I kept thinking back to that figure, and slowly I began to move out of my dream body, able to observe myself (a sentient floating mist) and the woman in profile, her short brown hair bristling as she held my gaze. How can it be that her body language tells me she is not afraid..? That she presents herself as - an equal? A feeling I wasn't used to, and never could get used to.

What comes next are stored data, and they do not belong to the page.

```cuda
#define GP(arr, E) ((arr) + g * (size_t)(E) * G)
    double *Av = GP(D.Av, P.nnzA), *Gv = GP(D.Gv, P.nnzG), *cc = GP(D.c, P.n), *bb = GP(D.b, P.p), *hh = GP(D.h, P.m);
    double *eqD = GP(D.eqD, P.n), *eqA = GP(D.eqA, P.p), *eqG = GP(D.eqG, P.m);
    double *x = GP(D.x, P.n), *y = GP(D.y, P.p), *z = GP(D.z, P.m), *s = GP(D.s, P.m);
    double *xb = GP(D.xb, P.n), *yb = GP(D.yb, P.p), *zb = GP(D.zb, P.m), *sb = GP(D.sb, P.m);
    double *rx = GP(D.rx, P.n), *ry = GP(D.ry, P.p), *rz = GP(D.rz, P.m), *lam = GP(D.lam, P.m);
    double *wm = GP(D.wm, P.nwm), *socw = GP(D.socw, P.m - P.l + 1), *soceta = GP(D.soceta, P.nsoc + 1);
    double *dx = GP(D.dx, P.n), *dy = GP(D.dy, P.p), *dz = GP(D.dz, P.m), *ds = GP(D.ds, P.m);
    double *dsa = GP(D.dsa, P.m), *dza = GP(D.dza, P.m), *tm = GP(D.tm, P.m), *gm = GP(D.gm, P.m);
    double *r1 = GP(D.r1, P.n), *r2 = GP(D.r2, P.p);
    const int nm = (P.n > P.m ? P.n : P.m);
    double *e1 = GP(D.e1, nm), *e2 = GP(D.e2, P.p), *rhs = GP(D.rhs, P.nk);
    double *Y = GP(D.Y, P.ysize), *Ls = GP(D.Ls, P.nnzL + 1), *invD = GP(D.invD, P.nk);
    c.sn = D.sn; c.Ypanels = Y; c.ysize = (size_t)P.ysize;
    c.s_done = s_done; c.s_delta = s_delta; c.s_bad = s_bad; c.rho_min = O.rho_min; c.bad_abs = O.bad_abs;
    if (threadIdx.x == 0) { ipm_s_reg[0] = O.rho_min; ipm_s_reg[1] = O.bad_abs; }
    c.s_sn = &s_snargs;
    c.s_hy = &s_hyargs;
    if (SN == 2 && threadIdx.x == 0) {
        HyArgs a;
        a.hy = P.hy; a.Y = Y; a.Ls = Ls; a.invD = invD; a.s_done = s_done; a.s_delta = s_delta; a.s_bad = s_bad;
        a.rho_min = O.rho_min; a.bad_abs = O.bad_abs; a.o_vs = c.o_vs; a.nnzL = P.nnzL; a.G = D.G; a.nwarps = NT / 32;
        a.lprof = (blockIdx.x == 0 && D.prof && D.lvl_prof) ? D.prof + 12 + 3 * P.nlevels : nullptr;
        s_hyargs = a;
    }
    if (SN == 1 && threadIdx.x == 0) {
        SnArgs a;
        a.sn = P.sn; a.Y = Y; a.invD = invD; a.vs = c.vs; a.s_done = s_done; a.s_delta = s_delta; a.s_bad = s_bad;
        a.rho_min = O.rho_min; a.bad_abs = O.bad_abs; a.ysize = (size_t)P.ysize; a.G = D.G; a.tid = 0; a.nwarps = NT / 32;
        a.nls = P.nlevels; a.lprof = (blockIdx.x == 0 && D.prof && D.lvl_prof) ? D.prof + 12 : nullptr;
        s_snargs = a;
    }
    c.Lrow = GP(D.Lrow, P.nnzL + 1);
    if (D.psmem) {
        const int vw = 2 * (P.nk > P.npf ? P.nk : P.npf) * G;
        c.fpart = (double *)(s_lv + c.o_vs);
        c.spart = (double *)(s_lv + c.o_vs + vw);
        c.pcnt = (unsigned *)(s_lv + c.o_vs + vw + 2 * P.nps * G);
        for (int i = c.tid; i < P.nps * G; i += NT) c.pcnt[i] = 0u;
    } else {
        c.fpart = c.spart = GP(D.part, P.npart + 1);
        c.pcnt = (unsigned *)GP(D.pcnt, P.npart + 1);
    }
#undef GP

    long long pt[8] = {0, 0, 0, 0, 0, 0, 0, 0};
    long long n_fact = 0;
    long long n_retry = 0;
    long long tq = clock64();
    const long long tstart = tq;
#define PROF(i) { const long long tn = clock64(); pt[i] += tn - tq; tq = tn; }
    if (c.tid < G) {
        const int sd = (int)g * G + c.tid;
        const int sk = (sd >= D.B) || (D.skip && D.skip[sd]);
        s_skip[c.tid] = sk; s_done[c.tid] = sk;
        s_status[c.tid] = IPM_MAXIT; s_iters[c.tid] = 0; s_best[c.tid] = CUDART_INF; s_save[c.tid] = 0; s_stall[c.tid] = 0;
        s_delta[c.tid] = O.delta; s_bad[c.tid] = 0;
        s_mu[c.tid] = CUDART_INF;
        s_warm[c.tid] = (!sk && O.warm && D.warm && D.warm[sd]) ? 1 : 0;
        s_wsaved[c.tid] = 0; s_wsave[c.tid] = 0;
    }
    __syncthreads();
    {
        int all = 1;
        for (int q = 0; q < G; q++) all &= s_skip[q];
        if (all) return;
    }
    if (D.debug_kkt) {
        kkt_assemble(P, c, D, Av, Gv, wm, Y, 0.0);
        kkt_factor<SN>(P, c, Y, Ls, invD);
        kkt_ldl_solve<SN>(P, c, Ls, invD, rhs);
        if (c.tid < G && (int)g * G + c.tid < D.B) D.status[(int)g * G + c.tid] = s_bad[c.tid];
        return;
    }
#define IPM_FACTOR()                                                                               \
    for (int tr_ = 0;; tr_++) {                                                                    \
        if (c.tid < G) s_bad[c.tid] = 0;                                                           \
        kkt_assemble(P, c, D, Av, Gv, wm, Y, 0.0);                                                 \
        kkt_factor<SN>(P, c, Y, Ls, invD);                                                             \
        if (c.tid == 0) {                                                                          \
            int again_ = 0;                                                                        \
            for (int q = 0; q < G; q++)                                                            \
                if (s_bad[q] && !s_done[q] && s_delta[q] < O.delta_max) {                          \
                    s_delta[q] = fmin(s_delta[q] * O.delta_esc, O.delta_max); again_ = 1;          \
                }                                                                                  \
            s_flag = again_;                                                                       \
        }                                                                                          \
        __syncthreads();                                                                           \
        const int again_ = s_flag;                                                                 \
        __syncthreads();                                                                           \
        if (!again_ || tr_ >= 4) break;                                                            \
        n_retry++;                                                                                 \
    }
    if (O.equil > 0) equilibrate(P, c, Av, Gv, cc, bb, hh, eqD, eqA, eqG, O.equil);
    PROF(0)
    {
        double v[3] = {0.0, 0.0, 0.0};
        for (int i = c.slot; i < P.p; i += c.nslots) v[0] += bb[GI(i)] * bb[GI(i)];
        for (int i = c.slot; i < P.m; i += c.nslots) v[1] += hh[GI(i)] * hh[GI(i)];
        for (int i = c.slot; i < P.n; i += c.nslots) v[2] += cc[GI(i)] * cc[GI(i)];
        seed_reduce<3>(c, v, 0);
        if (c.tid < G) {
            s_nb[c.tid] = fmax(1.0, sqrt(s_out[0 * IPM_MAXG + c.tid]));
            s_nh[c.tid] = fmax(1.0, sqrt(s_out[1 * IPM_MAXG + c.tid]));
            s_nc[c.tid] = fmax(1.0, sqrt(s_out[2 * IPM_MAXG + c.tid]));
        }
        __syncthreads();
    }
    int tried_cold = 0;
restart_cold:
    if (c.tid == 0) {
        int all = 1;
        for (int q = 0; q < G; q++) all &= (s_warm[q] || s_skip[q]);
        s_allwarm = all;
    }
    __syncthreads();
    if (!s_allwarm) {
        set_identity_scaling(P, c, wm, socw, soceta);
        __syncthreads();
        IPM_FACTOR()
        for (int v = c.slot; v < P.n; v += c.nslots) r1[GI(v)] = 0.0;
        __syncthreads();
        kkt_solve<SN>(P, c, D, Av, Gv, wm, socw, soceta, r1, bb, hh, x, dy, dz, tm, gm, e1, e2, rhs, Ls, invD, O.nref);
        for (int r = c.slot; r < P.m; r += c.nslots) s[GI(r)] = -dz[GI(r)];
        __syncthreads();
// ... 119 lines not shown
            }
        }
        __syncthreads();
        if (s_save[sg]) {
            for (int i = c.slot; i < P.n; i += c.nslots) xb[GI(i)] = x[GI(i)];
            for (int i = c.slot; i < P.p; i += c.nslots) yb[GI(i)] = y[GI(i)];
            for (int i = c.slot; i < P.m; i += c.nslots) { zb[GI(i)] = z[GI(i)]; sb[GI(i)] = s[GI(i)]; }
        }
        if (s_wsave[sg]) {
            const bool eq = O.equil > 0;
            for (int i = c.slot; i < P.n; i += c.nslots) D.xw[g * (size_t)P.n * G + GI(i)] = eq ? x[GI(i)] * eqD[GI(i)] : x[GI(i)];
            for (int i = c.slot; i < P.p; i += c.nslots) D.yw[g * (size_t)P.p * G + GI(i)] = eq ? y[GI(i)] * eqA[GI(i)] : y[GI(i)];
            for (int i = c.slot; i < P.m; i += c.nslots) {
                const double e_ = eq ? eqG[GI(i)] : 1.0;
                D.zw[g * (size_t)P.m * G + GI(i)] = z[GI(i)] * e_;
                D.sw[g * (size_t)P.m * G + GI(i)] = s[GI(i)] / e_;
            }
        }
        __syncthreads();
        if (c.tid == 0) {
            int all = 1;
            for (int q = 0; q < G; q++) all &= (s_done[q] || ((int)g * G + q >= D.B));
            s_alldone = all;
        }
        __syncthreads();
        if (s_alldone) break;
        PROF(2)

        nt_scaling(P, c, s, z, lam, wm, socw, soceta);
        __syncthreads();
        PROF(3)
        IPM_FACTOR()
        PROF(4)
        n_fact++;

        for (int i = c.slot; i < P.n; i += c.nslots) r1[GI(i)] = -rx[GI(i)];
        for (int i = c.slot; i < P.p; i += c.nslots) r2[GI(i)] = -ry[GI(i)];
        for (int i = c.slot; i < P.m; i += c.nslots) ds[GI(i)] = -rz[GI(i)] + s[GI(i)];
        __syncthreads();
        PROF(6)
        kkt_solve<SN>(P, c, D, Av, Gv, wm, socw, soceta, r1, r2, ds, dx, dy, dza, tm, gm, e1, e2, rhs, Ls, invD, O.nref_aff);
        PROF(5)
        for (int i = c.slot; i < P.m; i += c.nslots) dsa[GI(i)] = -s[GI(i)] - gm[GI(i)];
        __syncthreads();
        {
            double a[2] = {cone_alpha_partial(P, c, s, dsa), cone_alpha_partial(P, c, z, dza)};
            seed_reduce<2>(c, a, 1);
            const double ap = fmin(1.0, s_out[sg]), ad = fmin(1.0, s_out[IPM_MAXG + sg]);
            double ma[1] = {0.0};
            for (int i = c.slot; i < P.m; i += c.nslots) ma[0] = fma(s[GI(i)] + ap * dsa[GI(i)], z[GI(i)] + ad * dza[GI(i)], ma[0]);
            seed_reduce<1>(c, ma, 0);
            if (c.tid < G) {
                double r = s_out[c.tid] / (deg * s_mu[c.tid]);
                r = fmin(1.0, fmax(0.0, r));
                if (!(r == r)) r = 1.0;
                const double sig = r * r * r;
                s_sigmu[c.tid] = sig * s_mu[c.tid];
                s_scale[c.tid] = 1.0 - sig;
            }
            __syncthreads();
        }
        combined_tmp(P, c, s, z, lam, socw, soceta, dsa, dza, s_sigmu, tm);
        __syncthreads();
        {
            const double sc = s_scale[sg];
            for (int i = c.slot; i < P.n; i += c.nslots) r1[GI(i)] = -sc * rx[GI(i)];
            for (int i = c.slot; i < P.p; i += c.nslots) r2[GI(i)] = -sc * ry[GI(i)];
// ... 17 lines not shown
                s_alpha_d[c.tid] = s_done[c.tid] ? 0.0 : fmin(1.0, 0.99 * s_out[IPM_MAXG + c.tid]);
            }
            __syncthreads();
        }
        for (int bt = 0; bt < 12; bt++) {
            double mg[2] = {cone_margin_partial(P, c, s, ds, s_alpha[sg]), cone_margin_partial(P, c, z, dz, s_alpha_d[sg])};
            seed_reduce<2>(c, mg, 1);
            if (c.tid == 0) s_alldone = 1;
            __syncthreads();
            if (c.tid < G) {
                if (s_alpha[c.tid] > 0.0 && !(s_out[c.tid] > 0.0)) { s_alpha[c.tid] *= 0.5; s_alldone = 0; }
                if (s_alpha_d[c.tid] > 0.0 && !(s_out[IPM_MAXG + c.tid] > 0.0)) { s_alpha_d[c.tid] *= 0.5; s_alldone = 0; }
            }
            __syncthreads();
            const int okall = s_alldone;
            __syncthreads();
            if (okall) break;
        }
        {
            const double ap = s_alpha[sg], ad = s_alpha_d[sg];
            if (ap > 0.0) {
                for (int i = c.slot; i < P.n; i += c.nslots) x[GI(i)] += ap * dx[GI(i)];
                for (int i = c.slot; i < P.m; i += c.nslots) s[GI(i)] += ap * ds[GI(i)];
            }
            if (ad > 0.0) {
                for (int i = c.slot; i < P.p; i += c.nslots) y[GI(i)] += ad * dy[GI(i)];
                for (int i = c.slot; i < P.m; i += c.nslots) z[GI(i)] += ad * dz[GI(i)];
            }
        }
        __syncthreads();
        PROF(6)
    }
    if (blockIdx.x == 0 && threadIdx.x == 0 && D.prof) {
        pt[7] = clock64() - tstart;
        for (int i = 0; i < 8; i++) D.prof[i] = pt[i];
        D.prof[8] = c.t_fw; D.prof[9] = c.t_bw; D.prof[10] = c.t_ldl_n; D.prof[11] = n_fact | (n_retry << 32);
    }
#undef PROF
    __syncthreads();
    if (c.tid == 0) {
        int redo = 0;
        if (!tried_cold)
            for (int q = 0; q < G; q++)
                if (s_warm[q] && !s_skip[q] && s_status[q] != IPM_OPTIMAL && s_status[q] != IPM_PINF && s_status[q] != IPM_DINF &&
                    !(s_best[q] <= 10.0 * fmax(O.feastol, O.reltol)))
                    redo = 1;
        s_redo = redo;
    }
    __syncthreads();
    if (s_redo) {
        tried_cold = 1;
        if (c.tid < G) {
            const int q = c.tid;
            s_done[q] = s_skip[q]; s_status[q] = IPM_MAXIT; s_iters[q] = 0; s_best[q] = CUDART_INF; s_save[q] = 0; s_stall[q] = 0;
            s_delta[q] = O.delta; s_bad[q] = 0; s_warm[q] = 0; s_wsaved[q] = 0; s_wsave[q] = 0;
        }
        __syncthreads();
        goto restart_cold;
    }
    __syncthreads();
    if (c.tid < G && s_status[c.tid] != IPM_OPTIMAL && s_status[c.tid] != IPM_PINF && s_status[c.tid] != IPM_DINF) {
        if (s_best[c.tid] <= 10.0 * fmax(O.feastol, O.reltol)) s_status[c.tid] = IPM_OPTIMAL;
        else if (s_best[c.tid] <= 5e-5) s_status[c.tid] = IPM_ALMOST;
    }
    __syncthreads();
    if (s_best[sg] < CUDART_INF) {
        for (int i = c.slot; i < P.n; i += c.nslots) x[GI(i)] = xb[GI(i)];
        for (int i = c.slot; i < P.p; i += c.nslots) y[GI(i)] = yb[GI(i)];
        for (int i = c.slot; i < P.m; i += c.nslots) { z[GI(i)] = zb[GI(i)]; s[GI(i)] = sb[GI(i)]; }
// ... 20 lines not shown
```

I watched the woman hold out her left hand with the figure on it, whisper to it, and it jumped off her hand into the mist which was me. I watched myself change shape, the mist slowly morphed into a head, torso and appendages, and I became a larger semi-transparent replica of the little figure, roughly the same height of the foreign woman. I had an unruly mop of dark-purple hair, eyes so black the transition between pupil and iris is indistinguishable, a jaw which suggests a haughty, if not regal demeanour, a small sharp nose, lips that on orders from the brain can transcend from tight and serious to full and sensual, a lightly-tanned lean, lithe body, well muscled; enough breast flesh to discern I'm female, deltoids, triceps and biceps which not freakishly oversized but proportioned to this frame yet belying a strength unimagined in such a compact build; a stomach you could break steel on, a brown fluffy tail, glutes that could rend electrons from their valence shells; well formed quads and adductors and hamstrings, defined prominent calves tapering down to strong ankles and arched feet spread wide.. hold up...a tail?!?!?! A TAIL!!!! Well that explains it, no wonder it seemed familiar. I'm one of them now.
I wanted to ask "why?", but I couldn't establish contact with her because I was disjointed from my body. The woman then held her right hand out, energy pulsating impatiently underneath its matt-black cocoon. She brought it slowly to my chest, pressing it between the recently formed breasts. I saw the expression of burning agony on her/my face as the thick angry dark red negative energy snaked its way outwards, most of it disappearing under the skin where the woman had laid her palm, the rest sleeking its way to her/my extremities, and into her/my eyes, nose, mouth and other orifices, and sank beneath the subcutaneous tissue and beyond. The convulsions and contortions triggered by the introduction of this energy began to subside, and finally diminish. She/I was now no longer semi-transparent, but realistically solid. Her eyes, which had had an empty vacant dark look before, were still the same black, but they now possessed an arrogant, sadistic, evil, sick, twisted gleam in them which wasn't present before, and her lips were now shaped into a devilish proud smirk. I had a notion I wasn't to be on the outside looking in for much longer as I felt myself being pulled into the body, on the inside looking out... and then I became complete.